In the listing below, locate the lines that hold the string "typename". Copy those lines.

BEGIN

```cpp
AZ_DEVICE double az_uniform(double x)
{
#ifdef AZ_HOST_EMUL
    return x;
#else
    return __hiloint2double(__builtin_amdgcn_readfirstlane(__double2hiint(x)),
                            __builtin_amdgcn_readfirstlane(__double2loint(x)));
#endif
}
AZ_DEVICE float az_uniform32(float x)
{
#ifdef AZ_HOST_EMUL
// ... 230 lines not shown
__global__ void __launch_bounds__(64, FRAME >= 2 ? 4 : (ECC ? AZ_ROWSF_ECC_WAVES : (FRAME == 1 || DELTA == 2 ? 5 : AZ_ROWSF_WAVES))) k_rows_fast(PropArgs p)
{
    typedef typename std::conditional<SINK == AZ_SINK_F32, float, double>::type out_t;
    const unsigned lane = threadIdx.x;
    const unsigned row = az_list_slot(p);
    [[maybe_unused]] const AzObserver obs = FRAME == 3 ? *p.obs : AzObserver{};
    if (row >= az_list_end(p)) return;
    const unsigned s = p.list[row];
    if (SINK != AZ_SINK_SCREEN && ((p.mask != nullptr && p.mask[s] == 0) || s < p.row_lo || s >= p.row_hi)) return;
    const unsigned t_lo = blockIdx.y * p.tile;
    if (t_lo >= p.n_times) return;
    const unsigned t_hi = min(t_lo + p.tile, p.n_times);
    unsigned base = t_lo;
    bool window_ok;
    unsigned tier = AZ_TIER_GENERAL;
    double best_d2 = __builtin_inf();
    unsigned best_t = 0xffffffffu;
    {
        __shared__ __attribute__((aligned(16))) double cold_lds[AZ_FAST_TABLE];
        __shared__ __attribute__((aligned(16))) out_t rows_stage[AZ_ROWS_LDS_STORE ? 2 * 64 * 3 : 4];
        const double off = az_uniform(p.offsets ? p.offsets[s] : 0.0);
        const double *__restrict__ rec = p.fast_rec + (size_t)s * FR_NUM;
        az_fill_fast_table(cold_lds, rec, lane);
        const size_t out_row = p.rows_compact ? (size_t)p.ecc_row0 + row : (size_t)s;
        out_t *prow = SINK == AZ_SINK_SCREEN ? nullptr : reinterpret_cast<out_t *>(p.pos) + out_row * p.n_times * 3;
        out_t *vrow = VEL ? reinterpret_cast<out_t *>(p.vel) + out_row * p.n_times * 3 : nullptr;
        const bool staged = AZ_ROWS_LDS_STORE && SINK != AZ_SINK_SCREEN &&
                            (((reinterpret_cast<size_t>(prow) | (VEL ? reinterpret_cast<size_t>(vrow) : 0)) & 15u) == 0);
        FastKBcast k;
        {
            const double w_a = fma((double)t_lo, p.uniform_step, p.grid_t0 + off), w_b = fma((double)(t_hi - 1), p.uniform_step, p.grid_t0 + off);
            window_ok = az_plan_window(p, blockIdx.y, row + p.redo_slot0, w_a, w_b, k, &tier);
            if (!window_ok) return;
            az_fast_rec_hot(rec, k);
            az_wave_lds_fence();
            if (DELTA && k.tc_ != 0.0 && lane == 0) cold_lds[FCX_udot] = fma(2.0 * rec[FC_nl2], k.tc_, rec[FCX_udot]);
        }
        typedef typename std::conditional<DELTA == 2, double, float>::type dl_t;
        __shared__ dl_t dl_lds[DELTA ? AZ_DELTA_SEG : 1];
        if (DELTA) {
            const dl_t *src = DELTA == 2 ? reinterpret_cast<const dl_t *>(p.delta64) : reinterpret_cast<const dl_t *>(p.delta);
#pragma unroll
            for (unsigned j = lane; j < AZ_DELTA_SEG; j += 64) dl_lds[j] = src[t_lo + j];
        }
        az_wave_lds_fence();
        const double step = p.uniform_step;
        const double t_first = p.grid_t0 + off;
        FastCarry fc;
        az_seed_fast_rec(rec, rec[FC_nl2], fma((double)(t_lo + lane) - 64.0, step, t_first), k.tc_, fc,
                         McLds{cold_lds + FCX_NUM + RC_NUM});
        __shared__ double gst_lds[FRAME ? 2 * AZ_FRAME_SEG : 2];
        if (FRAME) {
#pragma unroll
            for (unsigned j = lane; j < AZ_FRAME_SEG; j += 64) {
                const unsigned jj = min(t_lo + j, p.n_times - 1);
                gst_lds[2 * j] = p.sin_g[jj];
                gst_lds[2 * j + 1] = p.cos_g[jj];
            }
            az_wave_lds_fence();
        }
        AzRowSink sink{};
        if constexpr (SINK != AZ_SINK_SCREEN) sink = az_row_sink(prow, vrow, p.n_times);
        auto run = [&](auto tier_c, const unsigned t_end) __attribute__((always_inline)) {
        constexpr int TIER = decltype(tier_c)::value;
#pragma unroll 1
        for (; window_ok && base < t_end; base += 64) {
            const unsigned i = base + lane;
            const bool live = i < t_hi;
            double t = fma((double)i, step, t_first), dl = 0.0;
            if (DELTA) {
                dl = (double)dl_lds[i - t_lo];
                t += dl;
            }
            const double *cold_now = az_opaque_lds(cold_lds);
            k.cold = cold_now;
            const RotCoefLds rk{cold_now + FCX_NUM};
            double r[3], v[3];
#if defined(AZ_ABLATE) && AZ_ABLATE == 2
            r[0] = t; r[1] = t + 1.0; r[2] = t + 2.0; v[0] = t + 3.0; v[1] = t + 4.0; v[2] = t + 5.0;
#else
            const bool bad = az_sgp4_fast_step<VEL, ECC, DELTA, TIER>(k, p.g, rk, t, fc, r, v, dl);
            if (az_any(bad && live)) break;
#endif
            if (SINK == AZ_SINK_SCREEN) {
                const double *q = p.screen_target + (size_t)(live ? i : t_hi - 1) * 3;
                const double dx = q[0] - r[0], dy = q[1] - r[1], dz = q[2] - r[2];
                const double d2 = fma(dx, dx, fma(dy, dy, dz * dz));
                if (live && d2 < best_d2) {
                    best_d2 = d2;
                    best_t = i;
                }
                continue;
            }
            if (FRAME) {
                if (((base - t_lo) & (AZ_FRAME_SEG - 1u)) == 0u && base != t_lo) {
                    az_wave_lds_fence();
// ... 6 lines not shown
                    az_wave_lds_fence();
                }
                const unsigned jj = (i - t_lo) & (AZ_FRAME_SEG - 1u);
                const double sg = gst_lds[2 * jj], cg = gst_lds[2 * jj + 1];
                az_to_ecef(r, sg, cg);
                if (VEL) az_to_ecef(v, sg, cg);
                if (FRAME == 2) az_ecef_to_geodetic(r);
                if (FRAME == 3) az_topocentric<VEL>(r, v, obs);
            }
#if defined(AZ_ABLATE) && AZ_ABLATE == 1
            if (!(live && (r[0] + r[1] + r[2] + (VEL ? v[0] + v[1] + v[2] : 0.0)) == 1.2345e300)) continue;
#endif
            az_rows_store<VEL>(staged, base + 64 <= t_hi, live, lane, rows_stage, prow, vrow, base, r, v, sink);
        }
        };
        if constexpr (AZ_ROWS_TIERS && !ECC && FRAME == 0) run(std::integral_constant<int, AZ_TIER_EPS>(), tier == AZ_TIER_EPS ? t_hi : t_lo);
        if constexpr (AZ_ROWS_ETIERS && ECC && FRAME == 0 && DELTA != 2) {
            run(std::integral_constant<int, AZ_ETIER_E1>(), tier == AZ_ETIER_E1 ? t_hi : t_lo);
            if constexpr (AZ_ROWS_ETIERS == 1) run(std::integral_constant<int, AZ_ETIER_E2>(), tier == AZ_ETIER_E2 ? t_hi : t_lo);
        }
        run(std::integral_constant<int, AZ_TIER_GENERAL>(), t_hi);
    }
    if (SINK == AZ_SINK_SCREEN) {
        az_wave_argmin(best_d2, best_t);
        if (lane == 0) {
            p.part_d2[(size_t)blockIdx.y * p.plan_stride + row + p.redo_slot0] = best_d2;
            p.part_t[(size_t)blockIdx.y * p.plan_stride + row + p.redo_slot0] = best_t;
        }
    }
    if (ECC && base < t_hi && lane == 0) {
        const unsigned k = atomicAdd(p.redo_count, 1u);
        p.redo_items[3 * (size_t)k + 0] = row + p.redo_slot0;
        p.redo_items[3 * (size_t)k + 1] = base;
        p.redo_items[3 * (size_t)k + 2] = t_hi;
    }
}
// ... 910 lines not shown
```

bindings/zig/astroz_hip.zig:

```

pub const HipError = error{
    BadTleLength,
    BadChecksum,
    DeepSpaceNotSupported,
    InvalidEccentricity,
    SatelliteDecayed,
    ValueError,
    OutOfMemory,
    NullPointer,
    NotInitialized,
    DeviceFailure,
    Unknown,
};
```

END

TASK SOLUTION:
    typedef typename std::conditional<SINK == AZ_SINK_F32, float, double>::type out_t;
        typedef typename std::conditional<DELTA == 2, double, float>::type dl_t;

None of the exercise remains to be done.